Lesson 2: MODULARIZE + use vagrant scripts with caution

This time around, I knew right away that the problem had something to do with my environment, but I still needed hours to figure it out (granted, I ran into this bug late on a Friday so perhaps the other lesson here is…try again Monday). This time, I was in the unfortunate position of a test breaking on a “workhorse” function which–in retrospect–was trying to do way too much:

it sourced functions and ran them (there is a complicated reason for this and yes, this is where it all broke down)
it copied files from one place to another (and renamed them in the process)
it created a file based off of a template function
it read a YAML file

The YAML part was actually the easiest, since it was already its own function. I wrote some tests and confirmed that this was not the breaking piece.

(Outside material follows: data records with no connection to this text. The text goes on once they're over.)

constexpr uint32_t ASM_MID = 4;
constexpr int ASM_STAGE = 1024;
template <bool WRITE>
__global__ __launch_bounds__(WG) void assemble_kernel(AsmArgs a, uint32_t *n_ops, uint8_t *valid, const uint64_t *ops_off,
                                                       uint32_t *ops, PafRec *recs, uint64_t *ord_hi, uint64_t *ord_lo) {
    __shared__ uint32_t s_stage[WRITE ? WAVES : 1][WRITE ? ASM_STAGE : 1];
    uint32_t *const stage = s_stage[WRITE ? (threadIdx.x >> 6) : 0];
    const int lane = threadIdx.x & 63;
    const size_t wave = (blockIdx.x * (size_t)blockDim.x + threadIdx.x) >> 6;
    const size_t n_waves = ((size_t)gridDim.x * blockDim.x) >> 6;
    for (size_t idx = wave; idx < a.n_pieces; idx += n_waves) {
        const size_t i = !WRITE && a.plist ? (size_t)a.plist[idx] : idx;
        if (WRITE && !valid[i]) continue;
        const Piece p = a.pieces[i];
        const FixPt *fp = a.fps + p.fp_off;
        const TaskOut *to = a.tout + a.task_off[i];
        const uint32_t n_tasks = p.n_fp + 1;
        const bool bare = a.bare && a.pg[i].stub_cand != 0;
        uint32_t *w = WRITE ? ops + ops_off[i] : nullptr;
        long long score = 0;
        unsigned long long nmatch = 0, blen = 0;
        uint32_t slots = 0;
        uint32_t carry_code = 99;
        constexpr uint32_t NO_SLOT = 0xffffffffu;
        uint32_t open_idx = NO_SLOT, open_val = 0;
        int ext_l_i = 0, ext_l_j = 0, ext_r_i = 0, ext_r_j = 0;
        TaskOut r_next{0, 0, 0, 0, 0, 0};
        if ((uint32_t)lane < n_tasks) r_next = to[lane];
        for (uint32_t t0 = 0; t0 < n_tasks; t0 += 64) {
            const uint32_t t = t0 + (uint32_t)lane;
            TaskOut r = r_next;
            r_next = TaskOut{0, 0, 0, 0, 0, 0};
            if (t + 64 < n_tasks) r_next = to[t + 64];
            bool keep = false;
            if (t < n_tasks) {
                keep = true;
                if (t == 0 || t == n_tasks - 1)
                    keep = !(r.score + ((r.pad & 0x80000000u) ? a.end_bonus : 0) <= 0 || (r.n_runs == 0 && !bare));
            }
            if (keep && t == 0) { ext_l_i = r.bi; ext_l_j = r.bj; }
            if (keep && t == n_tasks - 1 && t != 0) { ext_r_i = r.bi; ext_r_j = r.bj; }
            long long sc = keep ? r.score : 0;
            const uint32_t nr = keep && !bare ? r.n_runs : 0;
            const uint32_t first = r.pad & 15u, last = (r.pad >> 4) & 15u;
            const unsigned long long ne_mask = __ballot(nr != 0);
            const unsigned long long below = ne_mask & ((1ull << lane) - 1ull);
            const int prev_lane = below ? 63 - __clzll((long long)below) : 0;
            const uint32_t prev_last = (uint32_t)__shfl((int)last, prev_lane, 64);
            const uint32_t prev_code = below ? (prev_last & 15u) : carry_code;
            const bool mrg = nr != 0 && (first & 15u) == prev_code;
            uint32_t tot_runs, tot_mrg;
            const uint32_t S = wave_excl_sum_u32(nr, lane, tot_runs);
            const uint32_t Mx = wave_excl_sum_u32(mrg ? 1u : 0u, lane, tot_mrg);
            if (WRITE) {
                const uint32_t F = nr ? a.runs[r.runs_off] : 0u;
                const uint32_t L = nr >= 2 ? a.runs[r.runs_off + nr - 1] : F;
                uint32_t mid[ASM_MID];
#pragma unroll
                for (uint32_t u = 0; u < ASM_MID; ++u) mid[u] = u + 3 <= nr ? a.runs[r.runs_off + 1 + u] : 0u;
                const uint32_t P = wave_prefix_sum_incl_dpp(mrg ? F >> 4 : 0u);
                const bool opens = nr != 0 && (!mrg || nr >= 2);
                const unsigned long long om = __ballot(opens);
                const uint32_t P_end = (uint32_t)__builtin_amdgcn_readlane((int)P, 63);
                const uint32_t T0 = om ? (uint32_t)__shfl((int)P, __ffsll((long long)om) - 1, 64) : P_end;
                open_val += T0 << 4;
                if (om && open_idx != NO_SLOT && lane == 0) w[open_idx] = open_val;
                const unsigned long long above = lane == 63 ? 0ull : om & ~((2ull << lane) - 1ull);
                const uint32_t P_next = (uint32_t)__shfl((int)P, above ? __ffsll((long long)above) - 1 : 63, 64);
                const uint32_t base = slots + S - (Mx + (mrg ? 1u : 0u));
                const uint32_t own_slot = base + (nr ? nr - 1 : 0u);
                const uint32_t own_val = L + ((P_next - P) << 4);
                const uint32_t n_out = tot_runs - tot_mrg;
                const bool staged = n_out <= a.stage_cap;
                auto put = [&](uint32_t slot, uint32_t v) { if (staged) stage[slot - slots] = v; else w[slot] = v; };
                if (om) {
                    const int lb = 63 - __clzll((long long)om);
                    open_idx = (uint32_t)__builtin_amdgcn_readlane((int)own_slot, lb);
                    open_val = (uint32_t)__builtin_amdgcn_readlane((int)own_val, lb);
                    if (opens && lane != lb) put(own_slot, own_val);
                }
                if (nr) {
                    blen += F >> 4;
                    if ((F & 15u) == OP_EQ) nmatch += F >> 4;
                }
                if (nr >= 2) {
                    blen += L >> 4;
                    if ((L & 15u) == OP_EQ) nmatch += L >> 4;
                    if (!mrg) put(base, F);
#pragma unroll
                    for (uint32_t u = 0; u < ASM_MID; ++u)
                        if (u + 3 <= nr) {
                            blen += mid[u] >> 4;
                            if ((mid[u] & 15u) == OP_EQ) nmatch += mid[u] >> 4;
                            put(base + 1 + u, mid[u]);
                        }
                    for (uint32_t x = 1 + ASM_MID; x + 1 < nr; ++x) {
                        const uint32_t run = a.runs[r.runs_off + x];
                        blen += run >> 4;
                        if ((run & 15u) == OP_EQ) nmatch += run >> 4;
                        put(base + x, run);
                    }
                }
                if (staged) {
                    __builtin_amdgcn_s_waitcnt(0xc07f);
                    __builtin_amdgcn_wave_barrier();
                    for (uint32_t k = (uint32_t)lane; k < n_out; k += 64)
                        if (slots + k != open_idx) w[slots + k] = stage[k];
                    __builtin_amdgcn_s_waitcnt(0xc07f);
                    __builtin_amdgcn_wave_barrier();
                }
            }
            slots += tot_runs - tot_mrg;
            if (ne_mask) carry_code = (uint32_t)__shfl((int)last, 63 - __clzll((long long)ne_mask), 64) & 15u;
#pragma unroll
            for (int o = 32; o > 0; o >>= 1) sc += __shfl_xor(sc, o, 64);
            score += sc;
        }
        const int li = __shfl(ext_l_i, 0, 64), lj = __shfl(ext_l_j, 0, 64);
        const int last_lane = (int)((n_tasks - 1) & 63u);
        const int ri = __shfl(ext_r_i, last_lane, 64), rj = __shfl(ext_r_j, last_lane, 64);
        if (!WRITE) {
            if (lane == 0) {
                const bool ok = (slots > 0 || bare) && score >= a.min_dp_score;
                valid[i] = ok ? 1 : 0;
                n_ops[i] = ok ? slots : 0;
                if (a.late) a.late[i] = a.pg[i].stub_cand && !((slots > 0 || bare) && score >= a.stub_score) ? 1 : 0;
            }
            continue;
        }
#pragma unroll
        for (int o = 32; o > 0; o >>= 1) { nmatch += __shfl_xor(nmatch, o, 64); blen += __shfl_xor(blen, o, 64); }
        if (lane == 0) {
            if (open_idx != NO_SLOT) w[open_idx] = open_val;
            const int qs = (int)fp[0].q - li, ts = (int)fp[0].t - lj;
            const int qe = (int)fp[p.n_fp - 1].q + ri, te = (int)fp[p.n_fp - 1].t + rj;
            const uint32_t ql = a.qlen[p.q];
            PafRec r{};
            r.qid = a.rank_q[p.q]; r.tid = a.rank_t[p.t];
            r.qlen = ql; r.tlen = a.tlen[p.t];
            r.qs = p.strand ? ql - (uint32_t)qe : (uint32_t)qs;
            r.qe = p.strand ? ql - (uint32_t)qs : (uint32_t)qe;
            r.ts = (uint32_t)ts; r.te = (uint32_t)te;
            r.nmatch = (uint32_t)nmatch; r.blen = (uint32_t)blen;
            r.flags = p.strand ? PF_REV : 0;
            r.chunk = a.chunk_of_t[p.t];
            r.cig_off = ops_off[i]; r.cig_n = slots; r.tie = 0;
            recs[i] = r;
            ord_hi[i] = (uint64_t)r.chunk << 32 | p.q;
            ord_lo[i] = (uint64_t)p.t << 43 | (uint64_t)p.strand << 42 | (uint64_t)(p.chain & 0x3fffffu) << 20 | (p.piece & 0xfffffu);
        }
    }
}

The other parts were a bit harder to figure out because they were not modularized. Starting out with functional programming, it’s easy to get stuck on the “three times” rule:

You should consider writing a function whenever you’ve copied and pasted a block of code more than twice (i.e. you now have three copies of the same code). (R4DS)

or in Twitter form:

Time to write a function https://t.co/QF2Nmeytb6
— Hadley Wickham (@hadleywickham) September 17, 2017

However, even if they are only used once, functions help keep code modular and readable. Modularity is particularly useful for testing and debugging. Readability can be enhanced by using small, well-named helpers rather than comments. Check out Code Smells and Feels for an example:

Finally, I dug into my ill-fated sourcery. Because these extra functions were not an official part of the package (they live in inst), there was no automatic check on them to catch packages not listed in the DESCRIPTION file. Thus, they were only tested when called explicitly, and broke in weird ways.

Coincidentally, the culprit happened to be readr again. Once I put it into my DESCRIPTION, I was on the home stretch.

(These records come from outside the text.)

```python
def _run_blocks(blocks, x, out=None):
    y1 = None
    for k, b in enumerate(blocks):
        last = k == len(blocks) - 1
        o = out if last else None
        if type(b) is not _BottleneckPlan:
            x, y1 = b(x), None
            continue
        nxt = None if last else blocks[k + 1]
        m = x.shape[0] * x.shape[1] * x.shape[2]
        chain = (FUSE_CHAIN and b.proj is None and not vh.latency_mode() and b.c3.scale is not None
                 and vh.bottleneck_chain_supported(b.c3.w.shape[-1], b.c3.cout, 0, m))
        if not chain:
            c1 = _conv1_of(nxt, 64) if b.dual is not None and FUSE_CHAIN_PROJ else None
            x, y1 = b(x, out=o, y1=y1, nxt=c1) if c1 is not None else (b(x, out=o, y1=y1), None)
            continue
        y = b.c2(y1 if y1 is not None else b.c1(x, relu=True), relu=True)
        link, step = _conv1_of(nxt, 64), _conv1_of(nxt, 128) if FUSE_CHAIN_STEP else None
        if link is not None and vh.bottleneck_chain_supported(b.c3.w.shape[-1], b.c3.cout, 64, m):
            x, y1 = vh.bottleneck_chain_fwd(y, b.c3.w, b.c3.scale, b.c3.bias, x, *link, out=o)
        elif step is not None and vh.chain_step_supported(b.c3.w.shape[-1], b.c3.cout, 128, m):
            x, y1 = vh.bottleneck_chain_fwd(y, b.c3.w, b.c3.scale, b.c3.bias, x, out=o, next_stage_conv1=step)
        else:
            x, y1 = vh.bottleneck_chain_fwd(y, b.c3.w, b.c3.scale, b.c3.bias, x, out=o)[0], None
    return x


FUSE_STEM = True
STEM_W1D = True


def _stem_pool_weight(net):
    c = net.conv1
    ok = (FUSE_STEM and tuple(c.weight.shape) == (64, 3, 7, 7) and c.stride == (2, 2) and c.padding == (3, 3) and c.bias is None
          and isinstance(net.maxpool, nn.MaxPool2d) and net.maxpool.kernel_size in (3, (3, 3)) and net.maxpool.stride in (2, (2, 2))
          and net.maxpool.padding in (1, (1, 1)) and not net.maxpool.ceil_mode)
    return vh.pack_stem_pool_weight(c.weight.detach()) if ok else None


class _TrunkPlan:
    def __init__(self, net):
        self.stem = _Conv(net.conv1, net.bn1)
        self.stem_pw = _stem_pool_weight(net)
        self.stem_src, self.stem_u1d = net.conv1.weight.detach(), None
        self.blocks = [_BottleneckPlan(b) for stage in net.stages() for b in stage]

    def _stem(self, x_nchw):
        if self.stem_pw is not None and not vh.latency_mode() and vh.stem_pool_supported(x_nchw.shape[2], x_nchw.shape[3]):
            u1d = None
            if STEM_W1D and vh.stem_pool_w1d_supported(x_nchw.shape[2], x_nchw.shape[3]):
                if self.stem_u1d is None:
                    self.stem_u1d = vh.pack_stem_pool_w1d_weight(self.stem_src)
                u1d = self.stem_u1d
            return vh.stem_pool_fwd(x_nchw, self.stem_pw, self.stem.scale, self.stem.bias, u1d=u1d)
        x = vh.nchw_to_nhwc(x_nchw, 4)
# ... 398 lines not shown
```

### vatl4pose-wacv2024_amd/csrc/bottleneck_chain.hip

```cpp
#include "common.h"
#include "buffer.h"

namespace vatl {

struct ChainParams {
    const float* a;
    const float* w3;
    const float* scale3;
    const float* bias3;
    const float* res;
    float* t;
    const float* w1;
    const float* scale1;
    const float* bias1;
    float* out2;
    int M, N2, relu3;
    int m_tiles;
    unsigned a_bytes, t_bytes, o_bytes, w3_bytes, w1_bytes;
};

constexpr unsigned BOOB = 0xFFFFFFFFu;

constexpr int BT_LDT = 260;
constexpr int BT_AS = 32 * 64;
// ... 128 lines not shown
#pragma unroll
                    for (int w = 1; w < 4; ++w) {
                        const f32x4 q = *reinterpret_cast<const f32x4*>(&Ts[w * (32 * 68) + row * 68 + q4 * 4]);
#pragma unroll
                        for (int c = 0; c < 4; ++c) sum[c] += q[c];
                    }
                    f32x4 o;
#pragma unroll
                    for (int c = 0; c < 4; ++c) o[c] = fmaxf(sum[c] * s1[c] + b1[c], 0.f);
                    buf_store4(orr, ((unsigned)(mt * 32 + row) * 64u + (unsigned)q4 * 4u) * 4u, o);
                }
            }
        }
        if constexpr (SECOND) asm volatile("s_waitcnt vmcnt(10)" ::: "memory");
        else asm volatile("s_waitcnt vmcnt(8)" ::: "memory");
    }
}
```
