template <int TB, bool TICKETS, int GIVEN = 0, bool REC = false>
__global__ __launch_bounds__(TB) void element_stats_stream_fused_kernel(ElementStatsArgs a)
{
    static_assert(TB == 1024 && TICKETS, "one 1024-thread workgroup per CU drawing tile tickets");
    static_assert(!REC || GIVEN == 0 || GIVEN == 3, "record outputs: the pipeline's kernel only");
    double* const queue = g_queue;
    unsigned* const tests = g_tests;
    constexpr int QCAP = kQueueCap;
    constexpr bool FUSED = GIVEN == 0 || GIVEN == 3;
    constexpr bool PACKED = GIVEN == 3;
    __shared__ unsigned park_all[TB / 64][kParkCap];
    __shared__ unsigned s_ticket;
    if (threadIdx.x == 0) s_ticket = 0;
    if (threadIdx.x == 0) g_queue_len = g_ovf_len = g_ovf_next = g_n_tests = g_next_test = 0;
    nb_tables_init();
    unsigned* park = park_all[threadIdx.x >> 6];
    const int64_t n = a.E * a.C;
    const int lane = threadIdx.x & 63;
    const unsigned long long lanes_below = (1ull << lane) - 1ull;
    const int64_t n_tiles = (n + 63) >> 6;
    int64_t tile = ((int64_t)blockIdx.x * TB + threadIdx.x) >> 6;
    const uint32_t C32 = (uint32_t)a.C;
    int64_t iu = tile * 64 + lane;
    int64_t eu = a.use_fastdiv ? fastdiv(iu, a.divC) : iu;
    uint32_t cu = (uint32_t)(iu - eu * a.C);
    auto draw = [&]() -> int64_t {
        unsigned t = 0;
        if (lane == 0) t = atomicAdd(&s_ticket, 1u);
        t = (unsigned)__builtin_amdgcn_readfirstlane((int)t);
        if ((gridDim.x & 7u) == 0u) return ((int64_t)t * 8 + (blockIdx.x & 7u)) * (gridDim.x >> 3) + (blockIdx.x >> 3);
        return (int64_t)t * gridDim.x + blockIdx.x;
    };
    int64_t tile_ptr = 0;
    auto fetch_ptr = [&]() {
        StagePtr s;
        tile_ptr = draw();
        iu = tile_ptr * 64 + lane;
        eu = a.use_fastdiv ? fastdiv(min(iu, n - 1), a.divC) : iu;
        cu = (uint32_t)(min(iu, n - 1) - eu * a.C);
        const bool past = iu >= n;
        s.ok = (uint32_t)(tile_ptr < n_tiles);
        s.i = (uint32_t)(past ? n - 1 : iu);
        s.e = (uint32_t)(past ? a.E - 1 : eu);
        s.c = past ? C32 - 1 : cu;
        if (FUSED) {
            s.q0 = a.ov_ptr[s.e];
            s.q1 = a.ov_ptr[s.e + 1];
        } else
            s.q0 = s.q1 = 0;
        return s;
    };
    const int64_t nnz = FUSED ? a.ov_ptr[a.E] : 0;
    const int32_t* oi_base = nnz > 0 ? a.ov_idx : reinterpret_cast<const int32_t*>(a.ov_ptr);
    const int64_t oi_last = nnz > 0 ? nnz - 1 : 0;
    auto fetch_in = [&](const StagePtr& s) {
        StageIn r;
        r.q0 = s.q0;
        r.nb = (uint32_t)(s.q1 - s.q0);
        r.i = s.i;
        r.c = s.c;
        if (FUSED) {
#pragma unroll
            for (int j = 0; j < kPre; ++j)
                r.idx[j] = oi_base[min(s.q0 + j, oi_last)];
        } else {
            r.mu = a.mu[s.i];
            r.sg = a.sigma[s.i];
            if (GIVEN == 2) {
                r.mu_i = a.mu_indel[s.i];
                r.sg_i = a.sigma_indel[s.i];
            }
        }
        r.pi_s = __builtin_nontemporal_load(&a.pi_sum[s.i]);
        r.pi_i = a.pi_indel_per_cohort ? a.pi_indel[s.i] : a.pi_indel[s.e];
        r.k_snv = __builtin_nontemporal_load(&a.obs_snv[s.i]);
        r.k_smp = __builtin_nontemporal_load(&a.obs_samples[s.i]);
        r.k_ind = __builtin_nontemporal_load(&a.obs_indel[s.i]);
        r.cj = a.cj[s.c];
        r.cji = a.cj_indel[s.c];
        return r;
    };
    auto fetch_bin = [&](const StageIn& r) {
        StageBin b;
        if (!FUSED) return b;
#pragma unroll
        for (int j = 0; j < kPre; ++j) {
            const int64_t o = a.small_index ? (int64_t)(__umul24((uint32_t)r.idx[j], C32) + r.c)
                                            : (int64_t)r.idx[j] * a.C + r.c;
            if (PACKED) {
            const double2 mv = a.bin_pack[o];
            const int32_t yf = a.bin_yf[o];
            b.mu[j] = mv.x;
            b.sd[j] = mv.y;
            b.y[j] = yf & 0x7fffffff;
            b.fl[j] = (uint8_t)((uint32_t)yf >> 31);
            } else {
            b.mu[j] = a.bin_mu[o];
            b.sd[j] = a.bin_std[o];
            b.y[j] = a.bin_y[o];
            b.fl[j] = a.bin_flag[o];
            }
        }
        return b;
    };
    __syncthreads();
    StagePtr ptr_n = fetch_ptr();
    tile = tile_ptr;
    StageIn in_c = fetch_in(ptr_n);
    ptr_n = fetch_ptr();
    int64_t tile_n1 = tile_ptr;
    StageBin bin_c = fetch_bin(in_c);
    unsigned parked = 0;
    unsigned* segment = a.worklist + kWorkHeader + (int64_t)blockIdx.x * (((n_tiles + gridDim.x - 1) / gridDim.x) << 6);
    auto flush = [&](unsigned count) -> unsigned {
        unsigned base = 0;
        if (lane == 0) base = atomicAdd(&g_ovf_len, count);
        base = (unsigned)__builtin_amdgcn_readfirstlane((int)base);
        for (unsigned j = lane; j < count; j += 64) segment[base + j] = park[j];
        return 0;
    };
    for (; tile < n_tiles; tile = tile_n1) {
        if (parked > (unsigned)(kParkCap - 64)) parked = flush(parked);
        const bool live = tile * 64 + lane < n;
        const StageIn cur = in_c;
        const StageBin bin = bin_c;
        in_c = fetch_in(ptr_n);
        tile_n1 = tile_ptr;
        ptr_n = fetch_ptr();
        const int64_t i = cur.i;
        double mu = 0.0, var = 0.0;
        int robs = 0, flag = 0;
        if (FUSED) {
#pragma unroll
        for (int j = 0; j < kPre; ++j) {
            if ((uint32_t)j < cur.nb) {
                mu += bin.mu[j];
                var += PACKED ? bin.sd[j] : mul_rn(bin.sd[j], bin.sd[j]);
                robs += bin.y[j];
                flag |= (bin.fl[j] != 0);
            }
        }
        if (__any(cur.nb > (uint32_t)kPre)) {
            const int32_t* oi = a.ov_idx + cur.q0;
            for (uint32_t j = kPre; j < cur.nb; ++j) {
                const int64_t o = (int64_t)oi[j] * a.C + cur.c;
                if (PACKED) {
                    const double2 mv = a.bin_pack[o];
                    const int32_t yf = a.bin_yf[o];
                    mu += mv.x;
                    var += mv.y;
                    robs += yf & 0x7fffffff;
                    flag |= (int)((uint32_t)yf >> 31);
                } else {
                    const double sd = a.bin_std[o];
                    mu += a.bin_mu[o];
                    var += mul_rn(sd, sd);
                    robs += a.bin_y[o];
                    flag |= (a.bin_flag[o] != 0);
                }
            }
        }
        }
        PairRaw w;
        if (FUSED) {
            w.mu = w.mu_i = mu;
            w.sigma = w.sigma_i = sqrt(var);
        } else {
            w.mu = w.mu_i = cur.mu;
            w.sigma = w.sigma_i = cur.sg;
            if (GIVEN == 2) {
                w.mu_i = cur.mu_i;
                w.sigma_i = cur.sg_i;
            }
        }
        w.pi_s = cur.pi_s; w.pi_i = cur.pi_i; w.cj = cur.cj; w.cji = cur.cji;
        w.k_snv = cur.k_snv; w.k_smp = cur.k_smp; w.k_ind = cur.k_ind;
        w.c = cur.c;
        const PairInputs q = prepare_pair(w, GIVEN == 2);
        double pv_snv, pv_smp, pv_ind, dummy;
        const unsigned d1 = nb_fast2_counts<1>(w.k_snv, w.k_smp, true, q.alpha, q.p, pv_snv, pv_smp);
        const unsigned d2 = nb_fast2_counts<1>(w.k_ind, 0, false, q.alpha_i, q.p_i, pv_ind, dummy);
        const bool slow = ((d1 != 3u) || (d2 != 1u)) && live;
        double pv_mut = 0.0;
        if (!slow) pv_mut = fisher_combine_fast(pv_snv, pv_ind);
        bin_c = fetch_bin(in_c);
        unsigned long long m = __ballot(slow);
        if (m) {
            const unsigned cnt = (unsigned)__popcll(m);
            unsigned qb = 0;
            if (lane == 0) qb = atomicAdd(&g_queue_len, cnt);
            qb = (unsigned)__builtin_amdgcn_readfirstlane((int)qb);
            const unsigned slot = qb + (unsigned)__popcll(m & lanes_below);
            const bool fits = slot < (unsigned)QCAP;
            if (slow && fits) {
                double* r = queue + slot * kRecDoubles;
                r[0] = pv_snv; r[1] = pv_smp; r[2] = pv_ind;
                r[3] = q.k_snv; r[4] = q.k_smp; r[5] = q.k_ind;
                r[6] = q.alpha; r[7] = q.p; r[8] = q.alpha_i; r[9] = q.p_i;
                r[10] = __longlong_as_double((long long)i);
            }
            m = __ballot(slow && !fits);
        }
        if (slow && ((m >> lane) & 1ull)) park[parked + __popcll(m & lanes_below)] = (unsigned)i;
        parked += (unsigned)__popcll(m);
        if (REC) {
            const unsigned long long rf = (unsigned long long)(unsigned)robs | ((unsigned long long)(unsigned)flag << 32);
            v2d* g = reinterpret_cast<v2d*>(a.out + tile * (64 * kRecOut)) + lane;
#define DIG_REC_STORE(j, x, y) __builtin_nontemporal_store(v2d{(x), (y)}, &g[(j) * 64])
            DIG_REC_STORE(0, q.exp_snv, pv_snv);
            DIG_REC_STORE(1, pv_smp, q.theta_i);
            DIG_REC_STORE(2, q.exp_ind, pv_ind);
            DIG_REC_STORE(3, pv_mut, w.mu);
            DIG_REC_STORE(4, w.sigma, __longlong_as_double((long long)rf));
            continue;
        }
        if (FUSED) {
            DIG_STREAM_STORE(&a.mu_w[i], w.mu);
            DIG_STREAM_STORE(&a.sigma_w[i], w.sigma);
            DIG_STREAM_STORE(&a.r_obs[i], robs);
            DIG_STREAM_STORE(&a.flag[i], flag);
        }
        DIG_STREAM_STORE(&a.out[0 * n + i], q.exp_snv);
        DIG_STREAM_STORE(&a.out[1 * n + i], pv_snv);
        DIG_STREAM_STORE(&a.out[2 * n + i], pv_smp);
        DIG_STREAM_STORE(&a.out[3 * n + i], q.theta_i);
        DIG_STREAM_STORE(&a.out[4 * n + i], q.exp_ind);
        DIG_STREAM_STORE(&a.out[5 * n + i], pv_ind);
        DIG_STREAM_STORE(&a.out[6 * n + i], pv_mut);
    }
    if (parked) flush(parked);
    __syncthreads();
    const int total = (int)min(g_queue_len, (unsigned)QCAP);
    if (threadIdx.x == 0 && total) atomicAdd(&a.worklist[3], (unsigned)total);
    if (total) {
        const int rec = (int)threadIdx.x;
        double* r = queue + (rec < QCAP ? rec : 0) * kRecDoubles;
        unsigned open = 0;
        if (rec < total)
            open = (__double_as_longlong(r[0]) < 0 ? 1u : 0u) | (__double_as_longlong(r[1]) < 0 ? 2u : 0u) |
                   (__double_as_longlong(r[2]) < 0 ? 4u : 0u);
        const unsigned long long b0 = __ballot(open & 1u), b1 = __ballot(open & 2u), b2 = __ballot(open & 4u);
        const unsigned c0 = (unsigned)__popcll(b0), c1 = (unsigned)__popcll(b1), c2 = (unsigned)__popcll(b2);
        unsigned tb = 0;
        if (lane == 0 && c0 + c1 + c2) tb = atomicAdd(&g_n_tests, c0 + c1 + c2);
        tb = (unsigned)__builtin_amdgcn_readfirstlane((int)tb);
        if (open & 1u) tests[tb + (unsigned)__popcll(b0 & lanes_below)] = (unsigned)rec * 4u;
        if (open & 2u) tests[tb + c0 + (unsigned)__popcll(b1 & lanes_below)] = (unsigned)rec * 4u + 1u;
        if (open & 4u) tests[tb + c0 + c1 + (unsigned)__popcll(b2 & lanes_below)] = (unsigned)rec * 4u + 2u;
        __syncthreads();
        const unsigned n_tests = g_n_tests;
        const int quad = lane >> 2, sub = lane & 3;
        for (;;) {
            unsigned t0 = 0;
            if (lane == 0) t0 = atomicAdd(&g_next_test, 16u);
            t0 = (unsigned)__builtin_amdgcn_readfirstlane((int)t0);
            if (t0 >= n_tests) break;
            const bool active = t0 + (unsigned)quad < n_tests;
            const unsigned id = tests[active ? t0 + (unsigned)quad : t0];
            const int role = (int)(id & 3u);
            double* sp = queue + (id >> 2) * kRecDoubles;
            const double marker = sp[role];
            const double pv = nb_midp_upper_quad(sp[3 + role], sp[role == 2 ? 8 : 6], sp[role == 2 ? 9 : 7],
                                                 marker == -2.0 ? -1.0 : -marker, sub);
            if (active && sub == 0) sp[role] = pv;
        }
        __syncthreads();
        if (rec < total) {
            const int64_t item = __double_as_longlong(r[10]);
            const double pv_snv = r[0], pv_smp = r[1], pv_ind = r[2];
            if (REC) {
                a.out[rec_index(item, 1, n)] = pv_snv;
                a.out[rec_index(item, 2, n)] = pv_smp;
                a.out[rec_index(item, 5, n)] = pv_ind;
                a.out[rec_index(item, 6, n)] = fisher_combine_fast(pv_snv, pv_ind);
            } else {
                a.out[1 * n + item] = pv_snv;
                a.out[2 * n + item] = pv_smp;
                a.out[5 * n + item] = pv_ind;
                a.out[6 * n + item] = fisher_combine_fast(pv_snv, pv_ind);
            }
        }
    }
    const unsigned ovf = g_ovf_len;
    if (ovf) {
        __syncthreads();
        if (threadIdx.x == 0) atomicAdd(&a.worklist[2], ovf);
        double (*sp)[10] = reinterpret_cast<double (*)[10]>(queue + (threadIdx.x >> 6) * (kSlowPairsPerWave * 10));
        for (;;) {
            unsigned b = 0;
            if (lane == 0) b = atomicAdd(&g_ovf_next, (unsigned)kSlowPairsPerWave);
            b = (unsigned)__builtin_amdgcn_readfirstlane((int)b);
            if (b >= ovf) break;
            slow_round(a, segment, b, ovf, false, 0u, sp, g_queue_list[threadIdx.x >> 6], n);
        }
    }
}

In retrospect, the error message about failing namespaces makes a bit more sense:

checking tests ... ERROR
  Running 'testthat.R'
Running the tests in 'tests/testthat.R' failed.
Last 13 lines of output:
  5: getExportedValue(pkg, name)
  6: asNamespace(ns)
  7: getNamespace(ns)
  8: tryCatch(loadNamespace(name), error = function(e) stop(e))
  9: tryCatchList(expr, classes, parentenv, handlers)
  10: tryCatchOne(expr, names, parentenv, handlers[[1L]])
  11: value[[3L]](cond)

Internet solutions

In my meanderings through GitHub issues and StackOverflow, I came across some other solutions to this problem:

In this GitHub issue, lhsego writes: “Simply add Sys.setenv("R_TESTS" = "") as the first line in tests/testthat.R”
In the same issue, espinielli writes: “In my particular case, the discrepancy I got between devtools::test() and devtools::check() was due to having the definition of a new unit in a .R file rather than inside .onLoad() (and removing it in .onUnload()).”
On StackOverflow, wligtenberg ended up self-solving: “In the end, the issue was trivial. I used base::sort() to create the levels of a factor. (To ensure that they would always align, even if the data was in a different order.) The problem is, that the default sort method depends on the locale of your system. And R CMD check uses a different locale than my interactive session.”

In response to my tweet about this blogpost, Tony Elhabr pointed out this passage in the Tests chapter for the R Packages book that highlights a few other gotchas:

I suppose so... Or just read the R Packages book a bit more closely 😄 pic.twitter.com/yuY8Dji3qS
— Tony (@TonyElHabr) August 12, 2018

Conclusion

Debugging this kind of error is no joke! In the future, I would start with the following:

check the DESCRIPTION file–does it really list all the packages I’m using?
check the Suggests section in other packages–make sure you list any relevant packages in your DESCRIPTION file
clear your environment before running interactive tests and check for the environmental variables listed above

Finally, be strategic: isolate the problem, test it systematically, and learn from the pain of those who debugged before you.